The word "InvalidOperationException" occurs in some lines of the data. Return each such line.

▶ **STUDY MATERIAL**
════════════════

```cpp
int b200z_deflate_plan_create(int32_t n, const int64_t *in_len, int level, int strategy, int wrap, int end_mode,
                              b200z_plan **plan);
int b200z_inflate_plan_create(int32_t n, const int64_t *comp_len, const int64_t *out_cap, int wrap, b200z_plan **plan);
int b200z_inflate_plan_create_ex(int32_t n, const int64_t *comp_len, const int64_t *out_cap, int wrap,
                                 const int64_t *dict_len, b200z_plan **plan);
int b200z_inflate_plan_set_start_bits(b200z_plan *plan, const int32_t *start_bit);
int b200z_inflate_plan_set_lengths(b200z_plan *plan, const int64_t *comp_len, const int64_t *dict_len);
int b200z_plan_get_restart_points(b200z_plan *plan, int64_t *bit, int64_t *out_pos, void *cuda_stream);
int b200z_plan_get_stats(b200z_plan *plan, uint32_t *v, int32_t cap, void *cuda_stream);
int b200z_plan_destroy(b200z_plan *plan);
int64_t b200z_plan_in_bytes(const b200z_plan *plan);
int64_t b200z_plan_out_bytes(const b200z_plan *plan);
int64_t b200z_plan_in_offset(const b200z_plan *plan, int32_t i);
int64_t b200z_plan_data_offset(const b200z_plan *plan, int32_t i);
int64_t b200z_plan_out_offset(const b200z_plan *plan, int32_t i);
int64_t b200z_plan_out_capacity(const b200z_plan *plan, int32_t i);
int64_t b200z_plan_workspace_bytes(const b200z_plan *plan);
int32_t b200z_plan_launches(const b200z_plan *plan);
int b200z_plan_set_timing(b200z_plan *plan, int enable);
int b200z_plan_get_timings(b200z_plan *plan, char *names, int32_t names_cap, float *ms, int32_t cap, int32_t *count);
int b200z_plan_run(b200z_plan *plan, const uint8_t *d_in, uint8_t *d_out, int64_t *d_out_len, int32_t *d_status,
                   uint32_t *d_check, int64_t *d_in_used, void *cuda_stream);
#define B200Z_STAGE_SEARCH 1
#define B200Z_STAGE_ENCODE 2
int b200z_plan_run_stages(b200z_plan *plan, const uint8_t *d_in, uint8_t *d_out, int64_t *d_out_len, int32_t *d_status,
                          uint32_t *d_check, int64_t *d_in_used, int stages, void *cuda_stream);

int b200z_plan_pack(b200z_plan *plan, const uint8_t *d_out, const int64_t *d_out_len, uint8_t *d_packed,
                    int64_t *d_packed_off, void *cuda_stream);

typedef struct b200z_pipeline b200z_pipeline;
int b200z_deflate_pipeline_create(int32_t n, const int64_t *in_len, int level, int strategy, int wrap, int end_mode, int depth,
                                  b200z_pipeline **pipe);
int b200z_inflate_pipeline_create(int32_t n, const int64_t *comp_len, const int64_t *out_cap, int wrap, int depth,
                                  b200z_pipeline **pipe);
int b200z_pipeline_submit(b200z_pipeline *pipe, const uint8_t *const *in);
int b200z_pipeline_collect(b200z_pipeline *pipe, uint8_t *const *out, const int64_t *out_cap, int64_t *out_len, int64_t *in_used,
                           uint32_t *check, int32_t *status);
int32_t b200z_pipeline_in_flight(const b200z_pipeline *pipe);
int b200z_pipeline_destroy(b200z_pipeline *pipe);

int b200z_deflate_batch(const uint8_t *const *in, const int64_t *in_len, int32_t n, int level, int strategy, int wrap,
                        int end_mode, uint8_t *const *out, const int64_t *out_cap, int64_t *out_len, uint32_t *check,
                        int32_t *status);
int b200z_inflate_batch(const uint8_t *const *in, const int64_t *in_len, int32_t n, int wrap, uint8_t *const *out,
                        const int64_t *out_cap, int64_t *out_len, int64_t *in_used, uint32_t *check, int32_t *status);
int b200z_release_cached(void);

int b200z_device_count(void);
int b200z_partition_by_bytes(const int64_t *len, int32_t n, int32_t parts, int32_t *first);
int b200z_deflate_batch_multi(const int32_t *devices, int32_t n_devices, const uint8_t *const *in, const int64_t *in_len, int32_t n,
                              int level, int strategy, int wrap, int end_mode, uint8_t *const *out, const int64_t *out_cap,
                              int64_t *out_len, uint32_t *check, int32_t *status);
int b200z_inflate_batch_multi(const int32_t *devices, int32_t n_devices, const uint8_t *const *in, const int64_t *in_len, int32_t n,
                              int wrap, uint8_t *const *out, const int64_t *out_cap, int64_t *out_len, int64_t *in_used,
                              uint32_t *check, int32_t *status);
int64_t b200z_deflate_bound(int64_t len);

int b200z_deflater_create(int level, int raw , void **h);
int b200z_deflater_destroy(void *h);
int b200z_deflater_reset(void *h);
int b200z_deflater_set_level(void *h, int level);
// ... 52 lines not shown
```

### sharpziplib_b200/_lib.py

```python
import ctypes as C
import os

_HERE = os.path.dirname(os.path.abspath(__file__))
SO_PATH = os.path.join(_HERE, "libb200z.so")

OK, E_ARG, E_STATE, E_DATA, E_INTERNAL, E_CUDA, E_UNSUPPORTED, E_NOMEM, E_NEED_INPUT = range(9)
WRAP_RAW, WRAP_ZLIB, WRAP_GZIP, WRAP_RAW_CRC32 = 0, 1, 2, 3
END_FINISH, END_FLUSH_FINISH, END_FLUSH = 0, 1, 2


class SharpZipBaseException(Exception):
    """Mirror of ICSharpCode.SharpZipLib.SharpZipBaseException (Core/Exceptions/SharpZipBaseException.cs)."""


class StreamDecodingException(SharpZipBaseException):
    pass


class B200zUnsupported(NotImplementedError):
    """A call sequence this build does not accelerate (never emulated on the CPU)."""


class B200zCudaError(RuntimeError):
    pass


class InvalidOperationException(RuntimeError):
    pass


def raise_for(rc):
    if rc == OK:
        return
    msg = lib().b200z_last_error().decode("utf-8", "replace")
    code = rc & 0xFF
    if code == E_ARG:
        raise ValueError(msg)
    if code == E_STATE:
        raise InvalidOperationException(msg)
    if code == E_DATA:
        raise SharpZipBaseException(msg)
    if code == E_UNSUPPORTED:
        raise B200zUnsupported(msg)
    if code == E_CUDA:
        raise B200zCudaError(msg)
    if code == E_NOMEM:
        raise MemoryError(msg)
    if code == E_NEED_INPUT:
        raise SharpZipBaseException("Unexpected EOF")
    raise RuntimeError("b200z status %d: %s" % (rc, msg))


_lib = None

_SIGS = {
    "b200z_last_error": (C.c_char_p, []),
    "b200z_version": (C.c_int, []),
    "b200z_init": (C.c_int, [C.c_int]),
    "b200z_static_tables_size": (C.c_int, []),
    "b200z_static_tables_export": (C.c_int, [C.c_void_p, C.c_int32]),
    "b200z_static_tables_import": (C.c_int, [C.c_void_p, C.c_int32]),
    "b200z_crc32": (C.c_int, [C.c_void_p, C.c_int64, C.POINTER(C.c_uint32)]),
    "b200z_adler32": (C.c_int, [C.c_void_p, C.c_int64, C.POINTER(C.c_uint32)]),
    "b200z_checksum_batch_device": (C.c_int, [C.c_int, C.c_void_p, C.c_void_p, C.c_void_p, C.c_int32, C.c_void_p, C.c_void_p]),
    "b200z_deflate_plan_create": (C.c_int, [C.c_int32, C.c_void_p, C.c_int, C.c_int, C.c_int, C.c_int, C.POINTER(C.c_void_p)]),
    "b200z_deflate_plan_create_ex": (C.c_int, [C.c_int32, C.c_void_p, C.c_int, C.c_int, C.c_int, C.c_int, C.c_void_p,
                                               C.POINTER(C.c_void_p)]),
    "b200z_inflate_plan_create": (C.c_int, [C.c_int32, C.c_void_p, C.c_void_p, C.c_int, C.POINTER(C.c_void_p)]),
    "b200z_inflate_plan_create_ex": (C.c_int, [C.c_int32, C.c_void_p, C.c_void_p, C.c_int, C.c_void_p, C.POINTER(C.c_void_p)]),
    "b200z_inflate_plan_set_start_bits": (C.c_int, [C.c_void_p, C.c_void_p]),
    "b200z_plan_get_restart_points": (C.c_int, [C.c_void_p, C.c_void_p, C.c_void_p, C.c_void_p]),
    "b200z_inflate_plan_set_lengths": (C.c_int, [C.c_void_p, C.c_void_p, C.c_void_p]),
    "b200z_plan_get_stats": (C.c_int, [C.c_void_p, C.c_void_p, C.c_int32, C.c_void_p]),
    "b200z_plan_data_offset": (C.c_int64, [C.c_void_p, C.c_int32]),
    "b200z_plan_destroy": (C.c_int, [C.c_void_p]),
    "b200z_plan_in_bytes": (C.c_int64, [C.c_void_p]),
    "b200z_plan_out_bytes": (C.c_int64, [C.c_void_p]),
    "b200z_plan_in_offset": (C.c_int64, [C.c_void_p, C.c_int32]),
    "b200z_plan_out_offset": (C.c_int64, [C.c_void_p, C.c_int32]),
    "b200z_plan_out_capacity": (C.c_int64, [C.c_void_p, C.c_int32]),
    "b200z_plan_workspace_bytes": (C.c_int64, [C.c_void_p]),
    "b200z_plan_launches": (C.c_int32, [C.c_void_p]),
    "b200z_plan_set_timing": (C.c_int, [C.c_void_p, C.c_int]),
    "b200z_plan_get_timings": (C.c_int, [C.c_void_p, C.c_char_p, C.c_int32, C.c_void_p, C.c_int32, C.POINTER(C.c_int32)]),
    "b200z_plan_pack": (C.c_int, [C.c_void_p, C.c_void_p, C.c_void_p, C.c_void_p, C.c_void_p, C.c_void_p]),
    "b200z_plan_run": (C.c_int, [C.c_void_p, C.c_void_p, C.c_void_p, C.c_void_p, C.c_void_p, C.c_void_p, C.c_void_p, C.c_void_p]),
    "b200z_plan_run_stages": (C.c_int, [C.c_void_p, C.c_void_p, C.c_void_p, C.c_void_p, C.c_void_p, C.c_void_p, C.c_void_p, C.c_int,
                                        C.c_void_p]),
    "b200z_deflate_batch": (C.c_int, [C.c_void_p, C.c_void_p, C.c_int32, C.c_int, C.c_int, C.c_int, C.c_int, C.c_void_p, C.c_void_p, C.c_void_p, C.c_void_p, C.c_void_p]),
    "b200z_inflate_batch": (C.c_int, [C.c_void_p, C.c_void_p, C.c_int32, C.c_int, C.c_void_p, C.c_void_p, C.c_void_p, C.c_void_p, C.c_void_p, C.c_void_p]),
    "b200z_release_cached": (C.c_int, []),
    "b200z_device_count": (C.c_int, []),
    "b200z_static_tables_broadcast": (C.c_int, [C.c_void_p, C.c_int32, C.c_int32, C.c_void_p]),
    "b200z_aes_derive_keys": (C.c_int, [C.c_void_p, C.c_void_p, C.c_void_p, C.c_int32, C.c_int32, C.c_void_p]),
    "b200z_aes_state_bytes": (C.c_int64, []),
    "b200z_aes_device": (C.c_int, [C.c_void_p, C.c_void_p, C.c_void_p, C.c_void_p, C.c_int64, C.c_int32, C.c_int32, C.c_void_p, C.c_int32,
                                   C.c_void_p, C.c_int32, C.c_void_p, C.c_void_p]),
    "b200z_aes_batch": (C.c_int, [C.c_void_p, C.c_void_p, C.c_int32, C.c_int32, C.c_void_p, C.c_int32, C.c_void_p, C.c_void_p]),
    "b200z_aes_transform_create": (C.c_int, [C.c_void_p, C.c_int32, C.c_void_p, C.c_int32, C.c_int32, C.POINTER(C.c_void_p)]),
    "b200z_aes_transform_block": (C.c_int, [C.c_void_p, C.c_void_p, C.c_int64, C.c_void_p]),
    "b200z_aes_transform_pwd_verifier": (C.c_int, [C.c_void_p, C.c_void_p]),
    "b200z_aes_transform_auth_code": (C.c_int, [C.c_void_p, C.c_void_p]),
    "b200z_aes_transform_destroy": (C.c_int, [C.c_void_p]),
    "b200z_pkzip_generate_keys": (C.c_int, [C.c_void_p, C.c_int64, C.c_void_p]),
    "b200z_pkzip_device": (C.c_int, [C.c_void_p, C.c_void_p, C.c_void_p, C.c_void_p, C.c_int32, C.c_void_p, C.c_int32, C.c_void_p]),
    "b200z_pkzip_batch": (C.c_int, [C.c_void_p, C.c_void_p, C.c_int32, C.c_void_p, C.c_int32, C.c_void_p]),
    "b200z_partition_by_bytes": (C.c_int, [C.c_void_p, C.c_int32, C.c_int32, C.c_void_p]),
    "b200z_deflate_batch_multi": (C.c_int, [C.c_void_p, C.c_int32, C.c_void_p, C.c_void_p, C.c_int32, C.c_int, C.c_int, C.c_int, C.c_int, C.c_void_p, C.c_void_p, C.c_void_p, C.c_void_p, C.c_void_p]),
    "b200z_inflate_batch_multi": (C.c_int, [C.c_void_p, C.c_int32, C.c_void_p, C.c_void_p, C.c_int32, C.c_int, C.c_void_p, C.c_void_p, C.c_void_p, C.c_void_p, C.c_void_p, C.c_void_p]),
    "b200z_deflate_pipeline_create": (C.c_int, [C.c_int32, C.c_void_p, C.c_int, C.c_int, C.c_int, C.c_int, C.c_int, C.POINTER(C.c_void_p)]),
    "b200z_inflate_pipeline_create": (C.c_int, [C.c_int32, C.c_void_p, C.c_void_p, C.c_int, C.c_int, C.POINTER(C.c_void_p)]),
    "b200z_pipeline_submit": (C.c_int, [C.c_void_p, C.c_void_p]),
    "b200z_pipeline_collect": (C.c_int, [C.c_void_p, C.c_void_p, C.c_void_p, C.c_void_p, C.c_void_p, C.c_void_p, C.c_void_p]),
    "b200z_pipeline_in_flight": (C.c_int32, [C.c_void_p]),
    "b200z_pipeline_destroy": (C.c_int, [C.c_void_p]),
    "b200z_deflate_bound": (C.c_int64, [C.c_int64]),
    "b200z_engine_state_bytes": (C.c_int64, []),
    "b200z_deflater_create": (C.c_int, [C.c_int, C.c_int, C.POINTER(C.c_void_p)]),
    "b200z_deflater_destroy": (C.c_int, [C.c_void_p]),
    "b200z_deflater_reset": (C.c_int, [C.c_void_p]),
    "b200z_deflater_set_level": (C.c_int, [C.c_void_p, C.c_int]),
    "b200z_deflater_get_level": (C.c_int, [C.c_void_p, C.POINTER(C.c_int)]),
    "b200z_deflater_set_strategy": (C.c_int, [C.c_void_p, C.c_int]),
    "b200z_deflater_set_dictionary": (C.c_int, [C.c_void_p, C.c_void_p, C.c_int32]),
    "b200z_deflater_set_input": (C.c_int, [C.c_void_p, C.c_void_p, C.c_int32]),
    "b200z_deflater_flush": (C.c_int, [C.c_void_p]),
# ... 54 lines not shown
```
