       const float* cur = lds + ((ch - ch_begin) & 1) * W3_BUF;
       float* nxt = lds + ((ch - ch_begin + 1) & 1) * W3_BUF;
@@ -783,17 +871,47 @@
 #undef W3_FR
 #undef W3_FR_FROM
 #undef W3_M
-  float* wp = a.ws + ((size_t)slab * 16) * a.K * a.C;
-#pragma unroll
-  for (int xl = 0; xl < 8; ++xl) {
-    const int xi = xh * 8 + xl;
-#pragma unroll
-    for (int q = 0; q < 16; ++q) {
-      const int m = mb * 32 + 8 * (q / 4) + 4 * half + (q % 4);
-      wp[((size_t)xi * a.K + k0 + m) * a.C + c0 + nb * 32 + li] = acc[xl][q];
-    }
-  }
-}
+#undef W3_B
+#undef W3_BAR_E
+#undef W3_DLD7_0A
+#undef W3_DLD7_1A
+#undef W3_DLD6_0A
+#undef W3_DLD6_1A
+#undef W3_DLDL_0B
+#undef W3_DLDL_1B
+  if constexpr (LIVE == 0xF) {
+    float* wp = a.ws + ((size_t)slab * 16) * a.K * a.C;
+#pragma unroll
+    for (int xl = 0; xl < 8; ++xl) {
+      const int xi = xh * 8 + xl;
+#pragma unroll
+      for (int q = 0; q < 16; ++q) {
+        const int m = mb * 32 + 8 * (q / 4) + 4 * half + (q % 4);
+        wp[((size_t)xi * a.K + k0 + m) * a.C + c0 + nb * 32 + li] = acc[xl][q];
+      }
+    }
+  } else {
+    constexpr int NB = (LIVE & 1) + ((LIVE >> 1) & 1) + ((LIVE >> 2) & 1) + ((LIVE >> 3) & 1);
+    const int CL = a.C / 2, cl0 = c0 >= CL ? c0 - CL : c0;
+    float* wp = a.ws + ((size_t)slab * 4 * NB) * a.K * CL;
+#pragma unroll
+    for (int xl = 0; xl < 8; ++xl) {
+      const int b = xl & 3;
+      if (!((LIVE >> b) & 1)) continue;
+      int bi = 0;
+#pragma unroll
+      for (int j = 0; j < 4; ++j) bi += (j < b && ((LIVE >> j) & 1)) ? 1 : 0;
+      const int plane = (xh * 2 + (xl >> 2)) * NB + bi;
+#pragma unroll
+      for (int q = 0; q < 16; ++q) {
+        const int m = mb * 32 + 8 * (q / 4) + 4 * half + (q % 4);
+        wp[((size_t)plane * a.K + k0 + m) * CL + cl0 + nb * 32 + li] = acc[xl][q];
+      }
+    }
+  }
+}
+
+__device__ __forceinline__ void wino_wgrad_body3(const WWArgs& a, const int blk) { wino_wgrad_body3_live<0xF>(a, blk); }
 
 template <bool RAG>
 __global__ __launch_bounds__(WW_THREADS) void k_wino_wgrad(WWArgs a) {
@@ -821,6 +939,25 @@
   else
 #endif
   wino_wgrad_body<RAG>(a, (int)blockIdx.x - b.first_wg[l]);
+}
+
+#define SW_ITEMS (2 * DL_WGRAD_BATCH)
+struct SWBatchArgs {
+  WWArgs item[SW_ITEMS];
+  int first_wg[SW_ITEMS + 1];
+  int odd[SW_ITEMS];
+  int n;
+};
+template <bool ALL12>
+__global__ __launch_bounds__(WW_THREADS) void k_wino_wgrad_strided_batch(SWBatchArgs b) {
+  int l = 0;
+#pragma unroll
+  for (int i = 1; i < SW_ITEMS; ++i)
+    if (i < b.n && (int)blockIdx.x >= b.first_wg[i]) l = i;
+  const WWArgs a = b.item[l];
+  if (b.odd[l]) wino_wgrad_body3_live<0x7>(a, (int)blockIdx.x - b.first_wg[l]);
+  else if constexpr (ALL12) wino_wgrad_body3_live<0x7, false>(a, (int)blockIdx.x - b.first_wg[l]);
+  else wino_wgrad_body3_live<0x6>(a, (int)blockIdx.x - b.first_wg[l]);
 }
 
 __device__ __forceinline__ void wino_wgrad_sum_body(const float* __restrict__ ws, int nslabs, size_t count4, float* __restrict__ u, size_t i) {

════════════════

▶ **RESPONSE TO THE EXERCISE**
class InvalidOperationException(RuntimeError):
        raise InvalidOperationException(msg)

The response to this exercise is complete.